Screenshot placeholder — replace with: a full screenshot of the Silverdaw window with a project open, annotated with callouts pointing to the menu bar (top), the transport and timing display, the timeline with a few clips, a track header on the left, and the bottom panel with its Library / Track FX / Project FX tabs.
The menu bar
Along the top you'll find the main menus:
- File — create, open, and save projects; set project properties; add a track; and export your finished mix.
- Edit — undo and redo; cut, copy, and paste; split, duplicate, and delete clips; and open Preferences….
- View — zoom the timeline in and out, jump to zoom presets, and toggle full screen.
- Help — open the documentation, report an issue, and see version information in About Silverdaw.
The transport
The transport controls handle playback. You can start and stop with the play button or the space bar, and skip through your project with the previous and next buttons. By default those buttons jump to the start and end of the project; you can set them to step through your markers instead in Preferences ▸ Timeline. A Follow playback toggle decides whether the timeline scrolls to keep up with the playhead or stays still while you play.
The timing display shows your position in the project and includes a Metronome click you can switch on to hear a tick in time with the project tempo. See the metronome for more.
The timeline
The timeline is the large central area where you arrange your music. Audio appears here as clips laid out on horizontal tracks, measured against a bar-and-beat grid running left to right. This is where you move, split, trim, and rearrange your material — see Arranging the Timeline.
Track headers
Each track has a header on the left with its controls:
- A volume fader.
- A Pan control (just under the fader) to place the track left or right.
- Mute and Solo buttons — mute silences a track; solo plays only the soloed track(s).
- An Import button to bring an audio file straight onto that track (available while the track is empty) — a quick alternative to dragging from the Library.
- A Remove track button to delete the track.
- A track effects toggle that shows or hides the Track FX for that track.
- An automation toggle that shows or hides the track's automation lane, where you draw curves that change settings over time.
Drag the edge of a track header to resize it, and drag headers to reorder tracks. The overall level of your mix is shown by the master output meter.
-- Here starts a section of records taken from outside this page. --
@@ -525,6 +550,37 @@
         a.h16_shift = shift;
         a.h16_lanes = lanes;
         used_oz = true;
+    }
+    a.qclean = nullptr;
+    a.qclean_reset = 0;
+    a.qclean_gate = nullptr;
+    const int64_t npan = (c->d + 31) / 32;
+    if (used_oz && !wl && a.qz2 && !a.gate && Z == c->Z.p && npan <= lgs::kQCleanPanels) {
+        const int rc = c->QCL.reserve(((size_t)(a.h16_lanes / 64) * npan + 3) / 4 * 4);
+        if (rc) return rc;
+        lgs::QKey k;
+        k.z_id = c->Z.id;
+        k.h16_id = c->H16.id;
+        k.znz_id = c->ZNZ.id;
+        k.state_id = c->QCL.id;
+        k.Z = Z;
+        k.H16 = a.h16;
+        k.ZNZ = a.znz;
+        k.ldz = a.ldz;
+        k.h16_lanes = a.h16_lanes;
+        k.n = a.n;
+        k.h16_shift = a.h16_shift;
+        k.d = a.d;
+        k.zb = zb;
+        k.counter_mode = a.counter_mode;
+        k.chain0 = a.chain0;
+        k.basis_gen = c->basis_gen;
+        a.qclean = c->QCL.as<uint8_t>();
+        a.qclean_reset = lgs::qkey_claim(c->qkey, k, &a.qclean_gate) ? 0 : 1;
+    } else if (a.gate && Z == c->Z.p) {
+        lgs::qkey_gated_write(c->qkey, a.gate);
+    } else {
+        lgs::qkey_drop(c->qkey);
     }
     const int launched = kernel == lgs::kKernelExact  ? LGS_COUNTER_LAUNCH_EXACT
                          : kernel == lgs::kKernelValu ? LGS_COUNTER_LAUNCH_VALU
@@ -840,6 +896,9 @@
     if (precision <= 0) return fail(LGS_ERR_INVALID, "precision must be positive");
     HIP_TRY(hipStreamSynchronize(c->stream));
     if ((rc = spec_discard(c))) return rc;
+    c->basis_gen += 1;
+    lgs::qkey_drop(c->qkey);
+    for (auto& s : c->bset) lgs::qkey_drop(s.qkey);
     if (c->kstream_split && c->cu_split != 0 && !hook("LGS_PIPE_CU_RESERVE")) {
         HIP_TRY(hipStreamSynchronize(c->kstream));
         c->kstream = c->kstream_full;
@@ -1236,6 +1295,7 @@
         if (cm) {
             Zc = src;
         } else {
+            lgs::qkey_drop(c->qkey);
             HIP_TRY(lgs::launch::to_coord_major(src, zb, n, (int)d, c->Z.p, zb, n, c->stream));
             Zc = c->Z.p;
         }
@@ -1272,6 +1332,7 @@
         if (cm) {
             Zc = src;
         } else {
+            lgs::qkey_drop(c->qkey);
             HIP_TRY(lgs::launch::to_coord_major(src, zb, n, (int)d, c->Z.p, zb, n, c->stream));
             Zc = c->Z.p;
         }
@@ -1847,6 +1908,13 @@
     return LGS_OK;
 }
 
+int lgs_qskip_elided(lgs_ctx* c, int reset, uint64_t* value) {
+    if (!c) return fail(LGS_ERR_INVALID, "null context");
+    if (value) *value = c->n_qskip_elided;
+    if (reset) c->n_qskip_elided = 0;
+    return LGS_OK;
+}
+
 int lgs_device_info(lgs_ctx* c, char* name, int name_len, int* n_cu, int64_t* hbm) {
     int rc = check_ctx(c, false);
     if (rc) return rc;
@@ -2232,6 +2300,7 @@
                                       c->stream));
         HIP_TRY(lgs::launch::to_coord_major(Y, 8, m, (int)d, X, 8, m, c->stream));
         void* Zp = c->Z.p;
+        lgs::qkey_drop(c->qkey);
         if (plane) {
             const double* co = c->coord.as<double>();
             HIP_TRY(lgs::launch::nearest_plane((int)d, m, c->panel, c->RP.as<double>(), c->RC.as<double>(),
@@ -2374,6 +2443,7 @@
         a.n = mp;
         a.ldz = mp;
         void* Zp = c->Z.p;
+        lgs::qkey_drop(c->qkey);
         {
             Scope s(c, 0);
             c->hist.Z = nullptr;
@@ -2494,6 +2564,7 @@
         a.n = mp;
         a.ldz = mp;
         void* Zp = c->Z.p;
+        lgs::qkey_drop(c->qkey);
         const lgs::DecodeLanes dl{K, c->DEC_D.as<double>(), c->DEC_E.as<double>()};
         {
             Scope s(c, 0);
diff --git a/lattice-gaussian-mcmc_amd/csrc/lgs_kernels.h b/lattice-gaussian-mcmc_amd/csrc/lgs_kernels.h
--- a/lattice-gaussian-mcmc_amd/csrc/lgs_kernels.h
+++ b/lattice-gaussian-mcmc_amd/csrc/lgs_kernels.h
@@ -92,12 +92,17 @@
     const double* qz2;
     unsigned int* clive;
     int64_t clive_ld;
-};
+    uint8_t* qclean;
+    int qclean_reset;
+    const unsigned int* qclean_gate;
+};
+constexpr int kQCleanPanels = 128;
 
 constexpr int kFlagWordAcceptResolved = 6;
 constexpr int kFlagWordWLMismatch = 7;
 constexpr int kFlagWordQSkip = 8;
 constexpr int kFlagWordDecodeResolved = 9;
+constexpr int kFlagWordQSkipElided = 10;
 constexpr int kFlagWords = 16;
 
 struct DecodeLanes {
diff --git a/lattice-gaussian-mcmc_amd/csrc/lgs_kernels.hip b/lattice-gaussian-mcmc_amd/csrc/lgs_kernels.hip
--- a/lattice-gaussian-mcmc_amd/csrc/lgs_kernels.hip
+++ b/lattice-gaussian-mcmc_amd/csrc/lgs_kernels.hip
@@ -841,6 +841,11 @@
 #endif
 }
 
+__device__ __forceinline__ bool qclean_reset(const KleinArgs& a) {
+    return a.qclean_reset != 0 ||
+           (a.qclean_gate != nullptr && *(const __attribute__((address_space(4))) unsigned int*)a.qclean_gate != 0u);
+}
+
 #ifdef LGS_DIAG_CYCLES
 __device__ unsigned long long lgs_diag_cycles[16];
 #define LGS_DC_T(v) const uint64_t v = __builtin_amdgcn_s_memtime()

Screenshot placeholder — replace with: a close-up of one track header, with callouts on the volume fader, the Pan control beneath it, the Mute and Solo buttons, the Import button, the Remove track button, the track effects toggle, and the automation-lane toggle.
The bottom panel
The panel across the bottom has three tabs:
- Library — the audio imported into this project, ready to drag onto the timeline. See Importing & the Library.
- Track FX — the effects for the selected track. See Mixing & Effects.
- Project FX — the shared Reverb and Delay used across the whole project.
You can collapse the panel when you need more room for the timeline, and expand it again when you need it.

Screenshot placeholder — replace with: the bottom panel with its three tabs — Library, Track FX, and Project FX — visible, with the Library tab open showing a few imported items.
Choosing your audio output
Silverdaw plays through your chosen audio output device, and you can switch devices at any time without leaving the timeline. If you press play and hear nothing, this is the first thing to check.
You can set the output in Edit ▸ Preferences ▸ Audio, and a project can also remember its own device in Project Properties. Choosing Use Application Settings for a project clears its override, so the device from Preferences is used instead.
If a device tends to go to sleep and clip the start of playback (common with some USB audio devices), turn on its Keep awake checkbox in Preferences ▸ Audio.
The Clip Editor
Double-click a clip (or right-click it and choose Open in Editor) to open the Clip Editor, a focused window for detailed work on a single clip: matching tempo, shifting pitch, slicing into loops, shaping volume, and more. See Editing Clips.